* [Problem to work on]
Which lines of the entries below run from the one holding "for (int sp" to the one holding "y), (float)((double)fv[k].y *", inclusive? Set down exactly those lines and no others.

═════ Dataset records

template <int MODE>
__global__ void __launch_bounds__(kQueryThreads)
k_query_staged(const float* __restrict__ gimage, int image_floats, int rec_off, int nf, int zero_off, long long Q,
               long long per, unsigned* __restrict__ sync, unsigned epoch, const unsigned* __restrict__ max_in,
               int n_max, unsigned* __restrict__ max_out, float* __restrict__ out, FoldJob fold,
               FPtrsT<kFastPtrsSmall> fp) {
    CBN_STAMP_INIT;
    constexpr int N = 32;
    extern __shared__ __attribute__((aligned(16))) float4 smem4[];
    float* simg = reinterpret_cast<float*>(smem4);
    const int T = (nf + 2) >> 1;
    const int S = (T + 1) >> 1;
    const int nsl = 4 * (S + 1);
    int* offs = reinterpret_cast<int*>(simg + image_floats);
    float* wmax = reinterpret_cast<float*>(offs + 2 * kSR * nsl);
    const int tid = threadIdx.x;
    const int lane = tid & (kWave - 1);
    const int wid = __builtin_amdgcn_readfirstlane(tid / kWave);
    const long long q0 = (long long)blockIdx.x * per;
    const long long q1 = q0 + per < Q ? q0 + per : Q;
    const int nunits = nf * (kSR / kSQ);
    const FastRec* grec = reinterpret_cast<const FastRec*>(gimage + rec_off);
    const int one_off = zero_off + 64;

    float x[kSUp][2] = {};
    auto stage_load = [&](long long qr, auto ksu, int gw, int GW) {
        constexpr int KSU = decltype(ksu)::value;
        uintptr_t pk[KSU];
#pragma unroll
        for (int k = 0; k < KSU; ++k) {
            const int u = gw + k * GW;
            pk[k] = reinterpret_cast<uintptr_t>(fp.p[((u / (kSR / kSQ)) & 31) * kFastObs]);
        }
#pragma unroll
        for (int k = 0; k < KSU; ++k) {
            const int u = gw + k * GW;
            if (u < nunits) {
                const float* col = reinterpret_cast<const float*>(pk[k] & ~(kTagMore | kTagNone));
#pragma unroll
                for (int h = 0; h < 2; ++h) {
                    const long long q = qr + (u % (kSR / kSQ)) * kSQ + h * kWave + lane;
                    x[k][h] = gload(col, (pk[k] & kTagNone) ? 0 : (q < q1 ? q : q0));
                }
            }
        }
    };
    auto stage_store = [&](long long qr, int buf, auto ksu, int gw, int GW) {
        constexpr int KSU = decltype(ksu)::value;
        int* ob = offs + buf * kSR * nsl;
        int4 rk[KSU];
#pragma unroll
        for (int k = 0; k < KSU; ++k) {
            const int u = gw + k * GW;
            rk[k] = sload_int4(grec + (u < nunits ? u / (kSR / kSQ) : 0));
        }
#pragma unroll
        for (int k = 0; k < KSU; ++k) {
            const int u = gw + k * GW;
            if (u < nunits) {
                const int f = u / (kSR / kSQ);
                const int n_obs = rk[k].y, c0 = rk[k].z;
                const int zoff = zero_off + (f & 1) * 32;
#pragma unroll
                for (int h = 0; h < 2; ++h) {
                    const int ql = (u % (kSR / kSQ)) * kSQ + h * kWave + lane;
                    int o;
                    if (n_obs == 1 && (c0 & kDenseBit)) {
                        const int card = c0 & (kDenseBit - 1);
                        const float xv = x[k][h];
                        const int i = (int)xv;
                        o = (xv >= 0.f && xv < (float)card && (float)i == xv) ? rk[k].x + i * 64 : zoff;
                    } else if (n_obs == 0) {
                        o = rk[k].x;
                    } else {
                        const FastRec& r = grec[f];
                        float xs[kFastObs];
                        xs[0] = x[k][h];
                        if (n_obs > 1) {
                            const long long q = qr + ql;
#pragma unroll
                            for (int p = 1; p < kFastObs; ++p)
                                if (p < n_obs) xs[p] = gload(fp.p[f * kFastObs + p], q < q1 ? q : q0);
                        }
                        int row = 0;
                        bool ok = true;
#pragma unroll
                        for (int p = 0; p < kFastObs; ++p) {
                            if (p < n_obs) {
                                const int card = r.card[p] & (kDenseBit - 1);
                                const float xv = xs[p];
                                int i;
                                if (r.card[p] & kDenseBit) {
                                    i = (int)xv;
                                    i = (xv >= 0.f && xv < (float)card && (float)i == xv) ? i : -1;
                                } else {
                                    i = bsearch_eq(gimage + r.dom_off[p], card, xv);
                                }
                                ok &= i >= 0;
                                row = row * card + (i < 0 ? 0 : i);
                            }
                        }
                        o = ok ? r.table_off + row * 64 : zoff;
                    }
                    ob[ql * nsl + f + ((ql >> 1) & 1)] = o;
                }
            }
        }
    };

    if (tid < kSR) {
        const int d = (tid >> 1) & 1;
        for (int j = 0; j < nsl; ++j) {
            const int f = j - d;
            if (f < 0 || f >= nf) {
                const int o = one_off + (f & 1) * 32;
                offs[tid * nsl + j] = o;
                offs[kSR * nsl + tid * nsl + j] = o;
            }
        }
    }
    long long qr = q0;
    const bool dma_wave = wid < kDmaW;
    if (!dma_wave) {
#ifndef CBN_ABL_NOSTAGE
        if (qr < q1) stage_load(qr, std::integral_constant<int, kSUp>{}, wid - kDmaW, kEvW);
#endif
    } else {
#ifndef CBN_ABL_NODMA
        lds_dma_copy(gimage, smem4, image_floats / 4, kDmaW);
#endif
    }
    CBN_STAMP(1);
    if (!dma_wave && qr < q1)
        stage_store(qr, 0, std::integral_constant<int, kSUp>{}, wid - kDmaW, kEvW);
    CBN_STAMP(2);
    __syncthreads();
    CBN_STAMP(3);
    float4 fv[kFoldK];
    unsigned fw[kFoldW];
    const long long fb = (long long)blockIdx.x * fold.chunk;
    const long long fe = fb + fold.chunk < fold.n4 ? fb + fold.chunk : fold.n4;
    if (MODE == kModeRaw && fold.rows) {
        const float4* r4 = reinterpret_cast<const float4*>(fold.rows);
#pragma unroll
        for (int k = 0; k < kFoldK; ++k) {
            const long long i = fb + tid + k * kQueryThreads;
            fv[k] = i < fe ? r4[i] : make_float4(0.f, 0.f, 0.f, 0.f);
        }
#pragma unroll
        for (int k = 0; k < kFoldW; ++k) {
            const int w = lane + k * kWave;
            fw[k] = w < fold.n_words ? fold.words[w] : 0u;
        }
    }

    const int qi = lane >> 2;
    const int l = lane & 3;
    const int h0 = qi & 1;
    const int clo = (l + 4 * h0) * 4, chi = (l + 4 * (h0 ^ 1)) * 4;
    float lmax = 0.f;
    float maxv = 1.f;
    if (MODE == kModeWrite) {
        unsigned m = 0;
        for (int i = lane; i < n_max; i += kWave) m = max(m, max_in[i]);
        m = wave_max_u(m);
        maxv = __uint_as_float(m);
        if (max_out && blockIdx.x == 0 && tid == 0) *max_out = m;
    }
    float acc[8];
    long long fq = -1;
    int buf = 0;
    const bool wt_raw = MODE == kModeRaw && fold.rows != nullptr;
    const __amdgpu_buffer_rsrc_t orsrc =
        rows_rsrc((MODE == kModeFused || wt_raw) ? out + q0 * N : nullptr,
                  (MODE == kModeFused || wt_raw) ? (q1 - q0) * (long long)(N * 4) : 0);
    for (; qr < q1; qr += kSR, buf ^= 1) {
        const long long qn = qr + kSR;
        if (MODE != kModeFused && qn < q1) stage_load(qn, std::integral_constant<int, kSU>{}, wid, kQueryThreads / kWave);
        const int ql = wid * 16 + qi;
        const long long q = qr + ql;
        const int* my = offs + buf * kSR * nsl + ql * nsl;
#pragma unroll
        for (int i = 0; i < 8; ++i) acc[i] = 1.f;
        auto mul_step = [&](const float4& r0, const float4& r1, const float4& r2, const float4& r3) {
            acc[0] *= r0.x; acc[1] *= r0.y; acc[2] *= r0.z; acc[3] *= r0.w;
            acc[4] *= r1.x; acc[5] *= r1.y; acc[6] *= r1.z; acc[7] *= r1.w;
            acc[0] *= r2.x; acc[1] *= r2.y; acc[2] *= r2.z; acc[3] *= r2.w;
            acc[4] *= r3.x; acc[5] *= r3.y; acc[6] *= r3.z; acc[7] *= r3.w;
        };
        auto load_step = [&](int oa, int ob, float4& r0, float4& r1, float4& r2, float4& r3) {
            r0 = *reinterpret_cast<const float4*>(simg + oa + clo);
            r1 = *reinterpret_cast<const float4*>(simg + oa + chi);
            r2 = *reinterpret_cast<const float4*>(simg + ob + clo);
            r3 = *reinterpret_cast<const float4*>(simg + ob + chi);
        };
        typedef float vf4 __attribute__((ext_vector_type(4)));
        typedef const volatile __attribute__((address_space(3))) vf4 lds_vf4;
        auto vld = [&](int o) {
            const vf4 v = *(lds_vf4*)(simg + o);
            return make_float4(v.x, v.y, v.z, v.w);
        };
        auto vload_step = [&](int oa, int ob, float4& r0, float4& r1, float4& r2, float4& r3) {
            r0 = vld(oa + clo);
            r1 = vld(oa + chi);
            r2 = vld(ob + clo);
            r3 = vld(ob + chi);
        };
        float4 A0, A1, A2, A3, B0, B1, B2, B3;
        int4 on = *reinterpret_cast<const int4*>(my);
        vload_step(on.x, on.y, A0, A1, A2, A3);
        vload_step(on.z, on.w, B0, B1, B2, B3);
        {
            typedef int vi4 __attribute__((ext_vector_type(4)));
            typedef const volatile __attribute__((address_space(3))) vi4 lds_vi4;
            const vi4 v = *(lds_vi4*)(my + 4);
            on = make_int4(v.x, v.y, v.z, v.w);
        }
        CBN_STAMP(4);
#ifdef CBN_ABL_NOPROD
        mul_step(A0, A1, A2, A3);
#else
#pragma unroll 2
        for (int sp = 0; sp < S; ++sp) {
            mul_step(A0, A1, A2, A3);
            load_step(on.x, on.y, A0, A1, A2, A3);
            mul_step(B0, B1, B2, B3);
            load_step(on.z, on.w, B0, B1, B2, B3);
            on = *reinterpret_cast<const int4*>(my + 4 * min(sp + 2, S));
        }
#endif
        CBN_STAMP(5);
        if (q < q1) {
            if (MODE == kModeFused) fq = q;
            if (MODE == kModeRaw && wt_raw) {
                const int ob = (int)(q - q0) * (N * 4);
                store_wt(orsrc, ob + clo * 4, make_float4(acc[0], acc[1], acc[2], acc[3]));
                store_wt(orsrc, ob + chi * 4, make_float4(acc[4], acc[5], acc[6], acc[7]));
            } else if (MODE == kModeWrite || MODE == kModeRaw) {
                const float dv = MODE == kModeWrite ? maxv : 1.f;
                float* o = out + q * N;
                *reinterpret_cast<float4*>(o + clo) = MODE == kModeWrite
                    ? make_float4(acc[0] / dv, acc[1] / dv, acc[2] / dv, acc[3] / dv)
                    : make_float4(acc[0], acc[1], acc[2], acc[3]);
                *reinterpret_cast<float4*>(o + chi) = MODE == kModeWrite
                    ? make_float4(acc[4] / dv, acc[5] / dv, acc[6] / dv, acc[7] / dv)
                    : make_float4(acc[4], acc[5], acc[6], acc[7]);
            }
            if (MODE != kModeWrite)
#pragma unroll
                for (int i = 0; i < 8; ++i) lmax = fmaxf(lmax, acc[i]);
        }
        if (MODE != kModeFused && qn < q1) {
            stage_store(qn, buf ^ 1, std::integral_constant<int, kSU>{}, wid, kQueryThreads / kWave);
            __syncthreads();
        }
    }
    CBN_STAMP(6);
    if (MODE == kModeRaw && fold.rows) {
        unsigned m = 0;
#pragma unroll
        for (int k = 0; k < kFoldW; ++k) m = max(m, fw[k]);
        m = wave_max_u(m);
        const double y = 1.0 / (double)__uint_as_float(m);
        float4* r4 = reinterpret_cast<float4*>(fold.rows);
        const __amdgpu_buffer_rsrc_t frsrc = rows_rsrc(fold.rows + fb * 4, fe > fb ? (fe - fb) * 16 : 0);
#pragma unroll
        for (int k = 0; k < kFoldK; ++k) {
            const long long i = fb + tid + k * kQueryThreads;
            if (i < fe)
                store_wt(frsrc, (int)(i - fb) * 16,
                         make_float4((float)((double)fv[k].x * y), (float)((double)fv[k].y * y),
                                     (float)((double)fv[k].z * y), (float)((double)fv[k].w * y)));
        }
        for (long long i = fb + tid + kFoldK * kQueryThreads; i < fe; i += kQueryThreads) {
            const float4 v = r4[i];
            r4[i] = make_float4((float)((double)v.x * y), (float)((double)v.y * y), (float)((double)v.z * y),
                                (float)((double)v.w * y));
        }
    }
    if (MODE == kModeMax || MODE == kModeRaw) {
        lmax = wave_max(lmax);
        if (lane == 0) wmax[wid] = lmax;
        __syncthreads();
        if (tid == 0) {
            float m = 0.f;
            for (int i = 0; i < kQueryThreads / kWave; ++i) m = fmaxf(m, wmax[i]);
            max_out[blockIdx.x] = __float_as_uint(m);
        }
        if (blockIdx.x == 0)
            for (int i = (int)gridDim.x + tid; i < n_max; i += kQueryThreads) max_out[i] = 0u;
    }
    if (MODE == kModeFused) {
        lmax = wave_max(lmax);
        if (lane == 0) wmax[wid] = lmax;
        __syncthreads();
        CBN_STAMP(7);
        if (wid == 0) {
#ifdef CBN_ABL_NOBAR
            const unsigned gm = __float_as_uint(wave_max(lane < kQueryThreads / kWave ? wmax[lane] : 0.f));
#else
            const unsigned gm = slot_barrier_max(sync, epoch, wave_max(lane < kQueryThreads / kWave ? wmax[lane] : 0.f));
#endif
            if (lane == 0) {
                wmax[0] = __uint_as_float(gm);
                if (blockIdx.x == 0 && max_out) *max_out = gm;
            }
        }
        CBN_STAMP(8);
        __syncthreads();
        CBN_STAMP(9);
        maxv = wmax[0];
// ... 100 lines not shown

══════════

* [Response area]
        for (int sp = 0; sp < S; ++sp) {
            mul_step(A0, A1, A2, A3);
            load_step(on.x, on.y, A0, A1, A2, A3);
            mul_step(B0, B1, B2, B3);
            load_step(on.z, on.w, B0, B1, B2, B3);
            on = *reinterpret_cast<const int4*>(my + 4 * min(sp + 2, S));
        }
#endif
        CBN_STAMP(5);
        if (q < q1) {
            if (MODE == kModeFused) fq = q;
            if (MODE == kModeRaw && wt_raw) {
                const int ob = (int)(q - q0) * (N * 4);
                store_wt(orsrc, ob + clo * 4, make_float4(acc[0], acc[1], acc[2], acc[3]));
                store_wt(orsrc, ob + chi * 4, make_float4(acc[4], acc[5], acc[6], acc[7]));
            } else if (MODE == kModeWrite || MODE == kModeRaw) {
                const float dv = MODE == kModeWrite ? maxv : 1.f;
                float* o = out + q * N;
                *reinterpret_cast<float4*>(o + clo) = MODE == kModeWrite
                    ? make_float4(acc[0] / dv, acc[1] / dv, acc[2] / dv, acc[3] / dv)
                    : make_float4(acc[0], acc[1], acc[2], acc[3]);
                *reinterpret_cast<float4*>(o + chi) = MODE == kModeWrite
                    ? make_float4(acc[4] / dv, acc[5] / dv, acc[6] / dv, acc[7] / dv)
                    : make_float4(acc[4], acc[5], acc[6], acc[7]);
            }
            if (MODE != kModeWrite)
#pragma unroll
                for (int i = 0; i < 8; ++i) lmax = fmaxf(lmax, acc[i]);
        }
        if (MODE != kModeFused && qn < q1) {
            stage_store(qn, buf ^ 1, std::integral_constant<int, kSU>{}, wid, kQueryThreads / kWave);
            __syncthreads();
        }
    }
    CBN_STAMP(6);
    if (MODE == kModeRaw && fold.rows) {
        unsigned m = 0;
#pragma unroll
        for (int k = 0; k < kFoldW; ++k) m = max(m, fw[k]);
        m = wave_max_u(m);
        const double y = 1.0 / (double)__uint_as_float(m);
        float4* r4 = reinterpret_cast<float4*>(fold.rows);
        const __amdgpu_buffer_rsrc_t frsrc = rows_rsrc(fold.rows + fb * 4, fe > fb ? (fe - fb) * 16 : 0);
#pragma unroll
        for (int k = 0; k < kFoldK; ++k) {
            const long long i = fb + tid + k * kQueryThreads;
            if (i < fe)
                store_wt(frsrc, (int)(i - fb) * 16,
                         make_float4((float)((double)fv[k].x * y), (float)((double)fv[k].y * y),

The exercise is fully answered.